Arthur Streeton, ‘Fire’s On’, 1891, oil on canvas, 183.8 x 122.5 cm. Image courtesy the Royal Academy.

This is the first exhibition dedicated to Australian art in London since the mid 1900s. What made you think that the time was ripe for another?

It started about twenty years ago, when I first visited Australia. I couldn’t understand why there were so many talented artists that I had never heard of before. Whilst I had expected to see and be surprised by the indigenous art, I hadn’t anticipated meeting the non-indigenous artists like the colonial artists or the impressionists, or some of the more recent artists, such as John Olsen and Brett Whiteley.

Some of the artists were English, a couple of them were Royal Academicians: one of them trained in the Royal Academy School; people were sending back paintings to the Royal Academy Summer Exhibition on a yearly basis. I didn’t understand why I hadn’t heard more about these artists. Over the years of being going back and forth between Australia and the UK, and in different positions in my professional life, I always looked for more opportunities to show this work to a British audience.

It wasn’t until I arrived at the Royal Academy in 2009 that I realised this was the only place to have a proper survey show. It is only there where you have the scale and the space, plus, the Royal Academy has a long tradition of survey shows.

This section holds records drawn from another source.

template <typename T>
__global__ void cast_f32_kernel(const EwParams p) {
    for (long long i = (long long)blockIdx.x * blockDim.x + threadIdx.x; i < p.n; i += (long long)gridDim.x * blockDim.x)
        ((float*)p.y)[i] = to_f32(((const T*)p.a)[i]);
}

static inline int grid_for(long long work, int threads) {
    long long g = (work + threads - 1) / threads;
    return (int)(g < 1 ? 1 : (g > 4096 ? 4096 : g));
}

template <typename T>
__global__ __launch_bounds__(256) void row_stats_kernel(const EwParams p) {
    const int lane = threadIdx.x & 63;
    const long long row = (long long)blockIdx.x * 4 + (threadIdx.x >> 6);
    if (row >= p.n) return;
    const T* x = (const T*)p.a + row * p.i1;
    const int C = p.i0;
    float s = 0.f;
    for (int c = lane * 8; c < C; c += 512) {
        const typename Vec<T>::v8 t = *(const typename Vec<T>::v8*)(x + c);
#pragma unroll
        for (int e = 0; e < 8; ++e) s += to_f32(t[e]);
    }
    s = wave_sum(s);
    const float mean = s / (float)C;
    float m2 = 0.f;
    for (int c = lane * 8; c < C; c += 512) {
        const typename Vec<T>::v8 t = *(const typename Vec<T>::v8*)(x + c);
#pragma unroll
        for (int e = 0; e < 8; ++e) { const float d = to_f32(t[e]) - mean; m2 = __builtin_fmaf(d, d, m2); }
    }
    m2 = wave_sum(m2);
    if (lane == 0) { float* y = (float*)p.y + row * 2; y[0] = s; y[1] = m2; }
}

template <typename T>
static int ew_typed(int op, const EwParams& p, hipStream_t stream) {
    switch (op) {
        case EW_TIMESTEP:
            if (p.i0 <= 0 || (p.i0 & 1)) { set_error("timestep: dim must be even"); return IMH_ERR_SHAPE; }
            hipLaunchKernelGGL((timestep_kernel<T>), dim3(grid_for(p.n * (p.i0 >> 1), 256)), dim3(256), 0, stream, p);
            break;
        case EW_SILU:
            if (p.n & 7) { set_error("silu: n must be a multiple of 8"); return IMH_ERR_SHAPE; }
            hipLaunchKernelGGL((silu_kernel<T>), dim3(grid_for(p.n >> 3, 256)), dim3(256), 0, stream, p);
            break;
        case EW_ADD:
            if (p.n & 7) { set_error("add: n must be a multiple of 8"); return IMH_ERR_SHAPE; }
            hipLaunchKernelGGL((add_kernel<T>), dim3(grid_for(p.n >> 3, 256)), dim3(256), 0, stream, p);
            break;
        case EW_CONCAT:
            if ((p.i0 & 7) || (p.i1 & 7)) { set_error("concat: channel counts must be multiples of 8"); return IMH_ERR_SHAPE; }
            hipLaunchKernelGGL((concat_kernel<T>), dim3(grid_for(p.n * ((p.i0 + p.i1) >> 3), 256)), dim3(256), 0, stream, p);
            break;
        case EW_CONV_IN: {
            if (p.i3 & 7) { set_error("conv_in: C0 must be a multiple of 8"); return IMH_ERR_SHAPE; }
            const long long work = (long long)p.i4 * p.i1 * p.i2 * 8;
            if (p.i5 == 9) {
                static DynLdsOnce once;
                const size_t lds = (size_t)(82 * p.i3) * sizeof(float);
                if (!p.x2 || p.i0 <= 0) { set_error("conv_in: 9 input channels need the second source x2 [S, 5, H, W]"); return IMH_ERR_ARG; }
                if (lds > 160 * 1024) { set_error("conv_in: C0 = %d needs %zu bytes of LDS at 9 input channels (160 KiB per workgroup)", p.i3, lds); return IMH_ERR_SHAPE; }
                if (lds > 64 * 1024) once.ensure((const void*)conv_in_kernel<T, 9>, 160 * 1024);
                hipLaunchKernelGGL((conv_in_kernel<T, 9>), dim3(std::min(grid_for(work, 512), lds > 53 * 1024 ? 256 : 768)), dim3(512), lds, stream, p);
                break;
            }
            if (p.i5 != 0 && p.i5 != 4) { set_error("conv_in: %d input channels (4 or 9)", p.i5); return IMH_ERR_ARG; }
            const size_t lds = (size_t)(37 * p.i3) * sizeof(float);
            hipLaunchKernelGGL((conv_in_kernel<T, 4>), dim3(std::min(grid_for(work, 256), 768)), dim3(256), lds, stream, p);
            break;
        }
        case EW_CFG_STEP:
            if (p.mask) {
                if (!p.x2 || !p.noise || !p.blend_tab || !p.step || p.i4 < 1) {
                    set_error("cfg_step: the masked blend needs x2 (image latents), noise, blend_tab, step and i4 = mask batch >= 1");
                    return IMH_ERR_ARG;
                }
                hipLaunchKernelGGL((cfg_step_kernel<T, true>), dim3(grid_for((long long)p.i0 * p.i1 * 4, 256)), dim3(256), 0, stream, p);
                break;
            }
            if (!p.a) { set_error("cfg_step: null noise prediction"); return IMH_ERR_ARG; }
            hipLaunchKernelGGL((cfg_step_kernel<T, false>), dim3(grid_for((long long)p.i0 * p.i1 * 4, 256)), dim3(256), 0, stream, p);
            break;
        case EW_CFG_MSTEP:
            if (!p.a || !p.tab || !p.step || p.i0 <= 0 || p.i1 <= 0) {
                set_error("cfg_mstep: needs the noise prediction, the six-column table, step and S, HW > 0");
                return IMH_ERR_ARG;
            }
            if (p.mask) {
                if (!p.x2 || !p.noise || !p.blend_tab || p.i4 < 1) {
                    set_error("cfg_mstep: the masked blend needs x2 (image latents), noise, blend_tab and i4 = mask batch >= 1");
                    return IMH_ERR_ARG;
                }
                if (p.seeds) hipLaunchKernelGGL((cfg_mstep_kernel<T, true, true>), dim3(grid_for((long long)p.i0 * p.i1, 256)), dim3(256), 0, stream, p);
                else hipLaunchKernelGGL((cfg_mstep_kernel<T, true>), dim3(grid_for((long long)p.i0 * p.i1 * 4, 256)), dim3(256), 0, stream, p);
                break;
            }
            if (p.seeds) hipLaunchKernelGGL((cfg_mstep_kernel<T, false, true>), dim3(grid_for((long long)p.i0 * p.i1, 256)), dim3(256), 0, stream, p);
            else hipLaunchKernelGGL((cfg_mstep_kernel<T, false>), dim3(grid_for((long long)p.i0 * p.i1 * 4, 256)), dim3(256), 0, stream, p);
            break;
        case EW_CFG_RESCALE:
            if (p.i0 <= 0 || p.i1 <= 0) { set_error("cfg_rescale: empty problem"); return IMH_ERR_SHAPE; }
            hipLaunchKernelGGL((cfg_rescale_kernel<T>), dim3(p.i0), dim3(256), 0, stream, p);
            break;
        case EW_SOFTMAX:
            if (p.i0 <= 0 || p.i1 <= 0 || (p.i1 & 3) || (p.i2 & 3) || (p.i3 & 3) || p.f0 <= 0.f) {
                set_error("softmax: rows=%d cols=%d ld=%d/%d (cols and lds must be multiples of 4, scale > 0)", p.i0, p.i1, p.i2, p.i3);
                return IMH_ERR_SHAPE;
            }
            hipLaunchKernelGGL((softmax_rows_kernel<T>), dim3(p.i0), dim3(256), 0, stream, p);
            break;
        case EW_CAST_F32:
            hipLaunchKernelGGL((cast_f32_kernel<T>), dim3(grid_for(p.n, 256)), dim3(256), 0, stream, p);
            break;
        case EW_ROW_STATS:
            if (p.n <= 0 || p.i0 <= 0 || (p.i0 & 7) || (p.i1 & 7) || !p.a) { set_error("row_stats: rows=%lld C=%d ld=%d (C and ld must be multiples of 8)", p.n, p.i0, p.i1); return IMH_ERR_SHAPE; }
            hipLaunchKernelGGL((row_stats_kernel<T>), dim3((unsigned)((p.n + 3) / 4)), dim3(256), 0, stream, p);
            break;
        case EW_STEP_ROW:
            if (p.n <= 0 || (p.n & 7) || !p.a || !p.step) { set_error("step_row: n=%lld must be a positive multiple of 8, a and step non-null", p.n); return IMH_ERR_ARG; }
            hipLaunchKernelGGL((step_row_kernel<T>), dim3(grid_for(p.n >> 3, 256)), dim3(256), 0, stream, p);
            break;
        case EW_GATHER_ROWS:
            if (!p.a || !p.b || p.n <= 0 || p.i0 <= 0 || (p.i0 & 7) || p.i1 < p.i0 || (p.i1 & 7) || p.i2 < p.i0 || (p.i2 & 7) || p.i5 <= 0 ||
                (p.w && (p.i3 <= 0 || p.i4 < p.i0 || (p.i4 & 7)))) {
                set_error("gather_rows: n=%lld C=%d ld=%d/%d table rows=%d add rows=%d ld=%d (table, idx non-null; C and the row strides multiples of 8, "
                          "strides >= C; table rows > 0; with add: rows > 0)", p.n, p.i0, p.i1, p.i2, p.i5, p.i3, p.i4);
                return IMH_ERR_SHAPE;
            }
            if ((((uintptr_t)p.a | (uintptr_t)p.y | (uintptr_t)p.w) & 15) || ((uintptr_t)p.b & 3)) {
                set_error("gather_rows: table / add / y must be 16-byte aligned, idx 4-byte aligned"); return IMH_ERR_ARG;
            }
            hipLaunchKernelGGL((gather_rows_kernel<T>), dim3(grid_for(p.n * (p.i0 >> 3), 256)), dim3(256), 0, stream, p);
            break;
        case EW_STEP_SET:
            hipLaunchKernelGGL(step_set_kernel, dim3(1), dim3(64), 0, stream, (int*)p.y, p.i0, p.i1);
            break;
        default:
            set_error("elementwise: unknown op %d", op);
            return IMH_ERR_ARG;
    }
    return check_launch("elementwise");
}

Rover Thomas, 'Cyclone Tracy', 1991, Natural earth pigments and binder on canvas, 168 x 180 cm, in 'Australia', at The Royal Academy of Arts, London

Rover Thomas, ‘Cyclone Tracy’, 1991, natural earth pigments and binder on canvas, 168 x 180 cm. Image courtesy The Royal Academy of Arts, London.

The making of a ‘nation show’ is wrought with issues of essentialisation and idealisation of a group of artists and their work. How did you address these issues when you curated “Australia”?

It was pretty soon after I had decided to make the show that I realised I needed a much tighter focus. I needed some principles on which to make my selection. I also realised that if you were looking for work that was as quintessentially Australian as one could possibly ask for (in the way that one wouldn’t normally ask for a quintessential British painting or a quintessential French painting), the distinctiveness of Australian art often comes through in the way the landscape is depicted. This is partly down to the palette, the light (you’ve got artists like Howard Taylor who talks about how the light in Australia flattens everything out), and the monumentality and uniqueness of the landscape.

The other reason why the theme struck me as being a useful one was that it described indigenous art, as well. Indigenous art actually began by being drawn onto the landscape, then moved to the body as part of ceremony, and then eventually onto bark and canvas. Here was a great connection between the indigenous and non-indigenous art that would allow them to sit side-by-side without anything being forced.

One of the things that did occur to me early on was that I’ve just described the biggest cliché that there is, but I did immediately test it on some of the younger artists, indigenous and non-indigenous, artists like Shaun Gladwell, who is based in London and Berlin, and Christian Thompson who is based in London. Their answer to the question of cliché was, yes it is a cliché, but it’s real, and it’s right at the centre of our practice. It informs the way most Australian artists approach their work.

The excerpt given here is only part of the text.